Dursun SİVRİ
Şöhretlerin ölümü yok mu ya!
Hiçbir söz hiçbir nasihat ölüm kadar tesirli olamıyor.
Aileden birisi, sonra komşudan biri, liderlerden ve dahi şöhretlerden birilerinin vefatı müthiş şok yaptırıyor.
Yine şöhretlerden biri dizi filmlerin kahramanı olunca sanki aileden biri gibi hayatın içinde yer alıyorlar.
Sıradan insanların hayat felsefesi dizilerdeki hayat değerleri ile özdeşleşiyor. İnsan ilişkileri, davranış biçimleri, neye ne kadar önem verdikleri, giyimi-kuşamı, eşya, moda ve benzeri hayatın her alanında insanlar hipnotize oluyor. Dizilerde oynayan sözde rol modeller gibi hayata bakıyorlar.

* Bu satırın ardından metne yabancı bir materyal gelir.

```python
class CrtError(RuntimeError):
    def __init__(self, code, what=""):
        detail = ""
        try:
            detail = _lib.crt_last_error().decode() if _lib is not None else ""
        except Exception:
# ... 622 lines not shown
        _check(lib().crt_renderer_sample_counts(self.h, out.ctypes.data_as(C.POINTER(C.c_uint32))), "crt_renderer_sample_counts")
        return out

    def render_adaptive(self, spp, first=None, batch=4, stream=None):
        first = first or -(-max(self.settings.min_spp, 2) // 4) * 4
        s = 0
        while s < spp and self.active_pixels() > 0:
            n = min(first if s == 0 else batch, spp - s)
            self.render_samples(s, n, stream)
            s += n
        return s

    SHADE_CLASSES = ("emissive / escaped", "base", "coat / fuzz / thin film", "transmissive / subsurface")

    def shade_class_stats(self, enable=None):
        w, l = (C.c_uint64 * 4)(), (C.c_uint64 * 4)()
        _check(lib().crt_renderer_shade_class_stats(self.h, -1 if enable is None else int(bool(enable)), w, l),
               "crt_renderer_shade_class_stats")
        return {n: (int(w[k]), (l[k] / (64.0 * w[k])) if w[k] else 0.0) for k, n in enumerate(self.SHADE_CLASSES)}

    def pipeline(self):
        out = (C.c_uint32 * 3)()
        _check(lib().crt_renderer_pipeline(self.h, out), "crt_renderer_pipeline")
        return dict(fused=bool(out[0]), wide=bool(out[1]), grid=int(out[2]))

    def lanes(self):
        return int(lib().crt_renderer_lanes(self.h)) if hasattr(lib(), "crt_renderer_lanes") else 1

    def set_lanes(self, lanes):
        return _check(lib().crt_renderer_set_lanes(self.h, int(lanes)), "crt_renderer_set_lanes")

    def profile(self, enable=True):
        _check(lib().crt_renderer_profile(self.h, 1 if enable else 0), "crt_renderer_profile")

    def profile_read(self):
        ms = (C.c_double * 4)()
        n = (C.c_uint64 * 4)()
        _check(lib().crt_renderer_profile_read(self.h, ms, n), "crt_renderer_profile_read")
        names = ("extend", "shade", "shadow", "other")
        return {names[k]: dict(ms=float(ms[k]), launches=int(n[k])) for k in range(4)}


def scene_path(name):
    import os
    if str(name).startswith("synthetic:") or os.path.exists(name):
        return name
    base = os.path.join(os.path.dirname(os.path.dirname(os.path.abspath(__file__))), "scenes", name)
# ... 76 lines not shown
```

### crust-render_amd/csrc/crt_internal.h

```cpp
#pragma once

#include <atomic>
#include <cstddef>
#include <cstdint>
#include <memory>
#include <mutex>
#include <vector>

#include "../../include/crt.h"

namespace crt {

struct F3 {
  float x, y, z;
  float operator[](int i) const { return i == 0 ? x : (i == 1 ? y : z); }
  float &at(int i) { return i == 0 ? x : (i == 1 ? y : z); }
};
inline F3 f3(float x, float y, float z) { return F3{x, y, z}; }
inline F3 operator+(F3 a, F3 b) { return {a.x + b.x, a.y + b.y, a.z + b.z}; }
inline F3 operator-(F3 a, F3 b) { return {a.x - b.x, a.y - b.y, a.z - b.z}; }
inline F3 operator*(F3 a, float s) { return {a.x * s, a.y * s, a.z * s}; }
inline F3 operator-(F3 a) { return {-a.x, -a.y, -a.z}; }
inline float sse_min(float a, float b) { return a < b ? a : b; }
inline float sse_max(float a, float b) { return a > b ? a : b; }
// ... 175 lines not shown
  const int cold = (int)(s.cold & kColdAll);
  e.ext_cold = cold == 0 ? 0 : (cold == (int)kColdNormal ? (int)kColdNormal : (int)kColdAll);
  e.path_cold = cold == 0 ? 0 : (int)kColdAll;
  if (CRT_NOPK_BUILD && s.n_packets == 0 && e.direct) e.path_cold = (int)(kColdAll | kNoPackets);
  return CRT_OK;
}
inline bool engine_accepts(const EngineSelect &e, const DevScene &s, int kernel_cold) {
  if (s.direct_leaves != 0 && ((e.wide && !e.wide_direct) || !e.direct)) return false;
  if (e.wide_direct && s.direct_leaves == 0) return false;
  if ((kernel_cold & (int)kNoPackets) && (s.n_packets != 0 || s.direct_leaves == 0)) return false;
  return ((int)(s.cold & kColdAll) & ~kernel_cold) == 0;
}
int wide_request();
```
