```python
SIGNATURES = {
    "dd_abi_version": (c_int32, []),
    "dd_desc_size": (c_int64, [c_int32]),
    "dd_error_string": (c_char_p, [c_int32]),
    "dd_target_arch": (c_char_p, []),
    "dd_gemm": (c_int32, [POINTER(GemmDesc), c_void_p]),
    "dd_gemm_workspace_bytes": (c_int64, [POINTER(GemmDesc)]),
    "dd_gemm_num_tiles": (c_int32, []),
    "dd_gemm_tile_id": (c_int32, [c_int32]),
    "dd_gemm_kernel_name": (c_char_p, [POINTER(GemmDesc)]),
    "dd_groupnorm_nhwc": (c_int32, [c_void_p, c_int32, c_void_p, c_int32, c_void_p, c_void_p, c_void_p,
                                    c_int32, c_int32, c_int32, c_float, c_int32, c_int32,
                                    c_void_p, c_int64, c_void_p]),
    "dd_groupnorm_workspace_bytes": (c_int64, [c_int32, c_int32]),
    "dd_groupnorm_is_fused": (c_int32, [c_int32, c_int32, c_int32]),
    "dd_layernorm": (c_int32, [c_void_p, c_void_p, c_void_p, c_void_p, c_int64, c_int32, c_float,
                               c_int32, c_void_p]),
    "dd_attention": (c_int32, [POINTER(AttnDesc), c_void_p]),
    "dd_attention_kernel_name": (c_char_p, [POINTER(AttnDesc)]),
    "dd_add": (c_int32, [c_void_p, c_void_p, c_void_p, c_void_p, c_int64, c_int32, c_void_p]),
    "dd_scale": (c_int32, [c_void_p, c_void_p, c_float, c_int64, c_int32, c_void_p]),
    "dd_probe_spin": (c_int32, [c_void_p, c_uint32, c_void_p]),
    "dd_groupnorm_splitk": (c_int32, [c_void_p, c_int32, c_void_p, c_void_p, c_int32, c_void_p, c_int64, c_void_p,
                                      c_void_p, c_void_p, c_void_p, c_int32, c_int32, c_int32, c_int32, c_float, c_int32,
                                      c_int32, c_void_p]),
    "dd_xattn320": (c_int32, [POINTER(XAttnDesc), c_void_p]),
    "dd_nchw_to_nhwc_views": (c_int32, [c_void_p, c_void_p, c_int32, c_int32, c_int32, c_int32, c_int32, c_int32, c_int32,
                                        c_void_p]),
    "dd_fourier_embed_strided": (c_int32, [c_void_p, c_void_p, c_int64, c_int32, POINTER(c_float), c_int32, c_int32,
                                           c_int32, c_int32, c_int32, c_int64, c_int64, c_int64, c_int64, c_void_p]),
# ... 82 lines not shown
```

### dualdiff_amd/csrc/dd_common.h

```cpp
#pragma once
#include <hip/hip_runtime.h>
#include <stdint.h>
#include <atomic>
#include "../../include/dualdiff_hip.h"

typedef float f32x4 __attribute__((ext_vector_type(4)));
typedef _Float16 f16x8 __attribute__((ext_vector_type(8)));
typedef __bf16 bf16x8 __attribute__((ext_vector_type(8)));
typedef _Float16 f16x4 __attribute__((ext_vector_type(4)));
typedef __bf16 bf16x4 __attribute__((ext_vector_type(4)));
typedef short s16x4 __attribute__((ext_vector_type(4)));
typedef uint32_t u32x4 __attribute__((ext_vector_type(4)));
typedef uint32_t u32x2 __attribute__((ext_vector_type(2)));

#define DD_WAVE 64

template <typename T> struct dd_vec;
template <> struct dd_vec<_Float16> { using v8 = f16x8; using v4 = f16x4; };
template <> struct dd_vec<__bf16>   { using v8 = bf16x8; using v4 = bf16x4; };

__device__ __forceinline__ f32x4 dd_mfma16(f16x8 a, f16x8 b, f32x4 c) {
#ifdef DD_DBG_NOMFMA
  asm volatile("" ::"v"(a), "v"(b));
  return c;
// ... 59 lines not shown
__device__ __forceinline__ float dd_geglu_f(float h, float g) {
#ifdef DD_DBG_GEGLU_CHEAP
  return h * g;
#endif
  const float ax = fabsf(g);
  const float t = __builtin_amdgcn_rcpf(fmaf(0.3275911f * 0.70710678118654752440f, ax, 1.0f));
  float p = fmaf(0.5f * 1.061405429f, t, 0.5f * -1.453152027f);
  p = fmaf(p, t, 0.5f * 1.421413741f);
  p = fmaf(p, t, 0.5f * -0.284496736f);
  p = fmaf(p, t, 0.5f * 0.254829592f);
  const float e = __builtin_amdgcn_exp2f((-0.5f * 1.4426950408889634f) * (g * g));
  const float q = (p * t) * e;
  return h * fmaf(-ax, q, fmaxf(g, 0.0f));
}

__device__ __forceinline__ float dd_wave_sum(float v) {
#pragma unroll
  for (int o = 32; o > 0; o >>= 1) v += __shfl_xor(v, o, 64);
  return v;
}
__device__ __forceinline__ float dd_wave_max(float v) {
#pragma unroll
  for (int o = 32; o > 0; o >>= 1) v = fmaxf(v, __shfl_xor(v, o, 64));
  return v;
}

static inline void dd_clear_error() { (void)hipGetLastError(); }
static inline int dd_check_launch() {
  return hipGetLastError() == hipSuccess ? DD_OK : DD_ERR_LAUNCH;
}
// ... 12 lines not shown
```

### dualdiff_amd/csrc/gemm.hip

```cpp
#include "dd_common.h"
#include "dd_debug.h"
#include <type_traits>

namespace {

constexpr int BK = 64;

struct GemmParams {
  const void* a; const void* a2; int64_t lda, lda2; int k1;
  int rows, n, k;
  const void* w; const void* bias; const void* rowvec; int rows_per_inst, ld_rowvec;
  const void* res; int64_t ldres;
  void* out; int64_t ldc;
  float alpha; int accumulate; int act;
  int hin, win, cin, hv, wv, hout, wout, stride, upsample;
  float scale_h, scale_w;
  int k_per_split;
  float* partial;
  int tiles_m, tiles_n;
  uint32_t a_bytes, a2_bytes, w_bytes;
  uint32_t out_bytes, res_bytes;
  int g_per_tile, chunks_per_split;
  int band_rows, bands; float inv_bands;
  const float* ln_colsum; const float* ln_bias; float ln_eps;
  int out_f32;
  float* stat_out;
  const float* stat_in;
  int hm_d, hm_planes; float hm_scale;
  int persist;
  uint64_t* dbg_stamps;
  float inv_hw, inv_wout, inv_rpi;
  void* ln_out; int64_t ld_ln_out;
  const void* lno_gamma; const void* lno_beta;
  float inv_tiles_n, inv_hm_d;
  uint32_t ln_out_bytes;
};

__device__ __forceinline__ int dd_fdiv(int n, float inv) { return (int)(((float)n + 0.5f) * inv); }


template <typename T>
__device__ __forceinline__ void store8(const GemmParams& p, int64_t row, int col, float (&v)[8]) {
  if (p.hm_d) {
    const int plane = col / p.hm_d;
    if (plane < p.hm_planes) {
#pragma unroll
      for (int e = 0; e < 8; ++e) v[e] *= p.hm_scale;
    }
    dd_st16(reinterpret_cast<T*>(p.out) + ((int64_t)plane * p.rows + row) * p.hm_d + (col - plane * p.hm_d),
            dd_pack8<T>(v));
// ... 42 lines not shown
    for (int i = 0; i < 8; ++i) v[i] += b[i];
  }
  store8<T>(p, row, col, v);
}

__device__ __forceinline__ int xcd_remap(int bid, int nwg) {
  const int xcd = bid & 7;
  const int q = nwg >> 3, r = nwg & 7;
  const int base = (xcd < r) ? xcd * (q + 1) : r * (q + 1) + (xcd - r) * q;
  return base + (bid >> 3);
}

template <typename T, int TM, int TN, bool GEGLU>
__device__ __forceinline__ void store_tile(const GemmParams& p, f32x4 (&acc)[TN][TM], int block_m0,
                                           int block_n0, int wave_m, int wave_n, int lane, int row_end,
                                           const float* ln_mean = nullptr, const float* ln_rstd = nullptr) {
  const int q = lane >> 4;
  const int c = lane & 15;
  const int row0 = block_m0 + wave_m * (TM * 16) + c;
  if constexpr (GEGLU) {
    constexpr int TH = TN / 2;
    constexpr int NG = TH / 2;
    const int col0 = block_n0 + wave_n * (TH * 16) + q * (4 * TH);
    u32x4 bh[NG], bg[NG];
    f32x4 lsh[NG][2], lsg[NG][2], lbh[NG][2], lbg[NG][2];
    if (ln_mean) {
#pragma unroll
      for (int g8 = 0; g8 < NG; ++g8) {
        const int col = min(col0 + g8 * 8, p.n - 8);
#pragma unroll
        for (int h2 = 0; h2 < 2; ++h2) {
// ... 58 lines not shown
      for (int tm = 0; tm < TM; ++tm) {
        const int row = row0 + tm * 16;
        if (row >= row_end) continue;
#pragma unroll
        for (int g8 = 0; g8 < NG; ++g8) {
          const int col = col0 + g8 * 8;
          if (col >= p.n) continue;
          float* dst = p.partial + ((int64_t)blockIdx.z * p.rows + row) * p.n + col;
          *reinterpret_cast<f32x4*>(dst) = acc[g8 * 2][tm];
          *reinterpret_cast<f32x4*>(dst + 4) = acc[g8 * 2 + 1][tm];
        }
      }
      return;
    }
    constexpr int TMB = (TM >= 4 && TM % 2 == 0) ? TM / 2 : TM;
    u32x4 rb[NG];
    int colc[NG];
#pragma unroll
    for (int g8 = 0; g8 < NG; ++g8) colc[g8] = min(col0 + g8 * 8, p.n - 8);
    if (p.bias) {
#pragma unroll
      for (int g8 = 0; g8 < NG; ++g8) rb[g8] = dd_ld16(reinterpret_cast<const T*>(p.bias) + colc[g8]);
    }
    f32x4 lcs[NG][2], lcb[NG][2];
    if (ln_mean) {
#pragma unroll
      for (int g8 = 0; g8 < NG; ++g8)
#pragma unroll
        for (int h2 = 0; h2 < 2; ++h2) {
          lcs[g8][h2] = *reinterpret_cast<const f32x4*>(p.ln_colsum + colc[g8] + 4 * h2);
// ... 55 lines not shown
#pragma unroll
          for (int e = 0; e < 8; ++e) v[e] *= p.alpha;
          if (p.res) {
            dd_unpack8<T>(rr[t2][g8], b);
#pragma unroll
            for (int e = 0; e < 8; ++e) v[e] += b[e];
          }
          if (p.act == DD_EPI_SILU) {
#pragma unroll
            for (int e = 0; e < 8; ++e) v[e] = dd_silu_f(v[e]);
          }
          if (p.accumulate) {
            dd_unpack8<T>(ra[t2][g8], b);
#pragma unroll
            for (int e = 0; e < 8; ++e) v[e] += b[e];
          }
          store8<T>(p, row, col, v);
          if (p.stat_out) {
#pragma unroll
            for (int e = 0; e < 8; ++e) { st_s += v[e]; st_q += v[e] * v[e]; }
          }
        }
        }
        if constexpr (TN == 2 || TN == 4) {
          if (p.stat_out) {
            st_s += __shfl_xor(st_s, 16, 64);  st_q += __shfl_xor(st_q, 16, 64);
            if (TN == 2) { st_s += __shfl_xor(st_s, 32, 64);  st_q += __shfl_xor(st_q, 32, 64); }
            const int gcol = block_n0 + wave_n * (TN * 16) + (TN == 2 ? 0 : (q >> 1) * 32);
            const bool writer = TN == 2 ? q == 0 : (q & 1) == 0;
            if (writer && row < row_end && gcol < p.n) {
              float* dst = p.stat_out + ((int64_t)row * (p.n >> 5) + (gcol >> 5)) * 2;
              dst[0] = st_s;
              dst[1] = st_q;
            }
          }
        }
      }
    }
  }
}

template <typename T, int WAVES_M, int WAVES_N, int TM, int TN, bool CONV, bool GEGLU>
__global__ __launch_bounds__(64 * WAVES_M * WAVES_N)
void dd_gemm_kernel(const GemmParams p) {
  using V8 = typename dd_vec<T>::v8;
  constexpr int NT = 64 * WAVES_M * WAVES_N;
  constexpr int BM = WAVES_M * TM * 16;
  constexpr int BN = WAVES_N * TN * 16;
  constexpr int BN_OUT = GEGLU ? BN / 2 : BN;
  constexpr int XI = BM * 8 / NT;
  constexpr int WI = BN * 8 / NT;
// ... 1735 lines not shown
  if constexpr (NW == 8 && GRP == 1) {
    if (late) main_loop(std::true_type{});
    else main_loop(std::false_type{});
  } else {
    main_loop(std::false_type{});
  }
  DD_STAMP(4);
  if (late && nsteps > 0) {
#pragma unroll
    for (int j = 0; j < TM; ++j)
#pragma unroll
      for (int ks = 0; ks < 2; ++ks)
#pragma unroll
        for (int i = 0; i < TN; ++i) acc[i][j] = C3_MFMA(wf[ks][i], xf[ks][j], acc[i][j]);
  }
  store_tile<T, TM, TN, false>(p, acc, row0, block_n0, wave_m, wave_n, lane, min(p.rows, row0 + vrows));
  DD_STAMP_FLUSH(p);
  C3_SEG_FLUSH(p, wave, lane, nsteps);
}

template <typename T>
__global__ __launch_bounds__(256)
void dd_splitk_reduce_kernel(const GemmParams p, int nsplit) {
  const int64_t groups_per_row = p.n / 8;
  const int64_t total = (int64_t)p.rows * groups_per_row;
  for (int64_t g = (int64_t)blockIdx.x * blockDim.x + threadIdx.x; g < total;
       g += (int64_t)gridDim.x * blockDim.x) {
    const int row = (int)(g / groups_per_row);
    const int col = (int)(g - (int64_t)row * groups_per_row) * 8;
    float v[8] = {0, 0, 0, 0, 0, 0, 0, 0};
    for (int z = 0; z < nsplit; ++z) {
// ... 422 lines not shown

}

extern "C" int dd_gemm_num_tiles(void) { return kNumTiles; }
extern "C" int dd_gemm_tile_id(int index) { return (index >= 0 && index < kNumTiles) ? kTiles[index].id : -1; }

constexpr int64_t DD_COUNTER_BYTES = 65536;

extern "C" int64_t dd_gemm_workspace_bytes(const dd_gemm_desc* d) {
  if (validate(d) != DD_OK) return 0;
  const Plan pl = make_plan(d);
  if (pl.unsupported || pl.split <= 1) return 0;
  return DD_COUNTER_BYTES + (int64_t)pl.split * d->rows * d->n * (int64_t)sizeof(float);
}
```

Ekrana takılmak, düşünme melekesini köreltiyor, muhakeme yeteneğini bitiriyor, karar organı olan beyni devre dışı bıraktırıyor.
Sual; Peki başrol oyuncular gerçekten rol model vasıflarına sahip mi?
El cevap; sorgulama yeteneği körelmiş olan sıradan insanlar için ekranda dış görünüşünden hayran olduğu her figür rol model olarak kabullenilmiş.
Ancak, hayat değerlerinin referansı ben merkezli ve menfaat üzerine kurulu. Yalan uyduramadıklarında nadiren doğru konuşanlar, her farklı insana göre ayrı yalan konuşanlar kanıksanmış bir tablo ve sahnelerden oluşuyor diziler. Başarının göstergesi uydurulan yalanların inandırabilme gücünden ölçülebiliyor. Bir de her sahnede ayrı bir yalanın senaryonun temelini oluşturduğu düşünün. Bunu seyreden, olayların akışına kendini kaptıran seyircilerin, özellikle çocukların hayatına yansıması ne kadar hazin olmakta. Yalan sıradan ve normal bir davranış gibi algılayan, hayat felsefesi çarpık birey ve sosyal yapı.
Geçtiğimiz günlerde oldukça evveliyatı olan yaşlı şöhretlerden birisi vefat ediyor. Son zamanlar yaşadığı ve vefat ettiği bölgedeki bir köyün mezarlığına defnedildiği rivayet ediliyor. Köyün muhtarı ve ihtiyar heyeti durumu değerlendiriyor. Kamuoyuna yansıyan söylenti doğru ise “Alevi olmadığı” için mezarlığa kabul edilmiyor. Ortalık karışıyor. Kimileri karara köpürüyor, kimleri “yok öyle bir vasiyet” diye soruna çözüm bulmaya çalışıyor. Neyse bir şekilde mezar ve defin işi hallediliyor.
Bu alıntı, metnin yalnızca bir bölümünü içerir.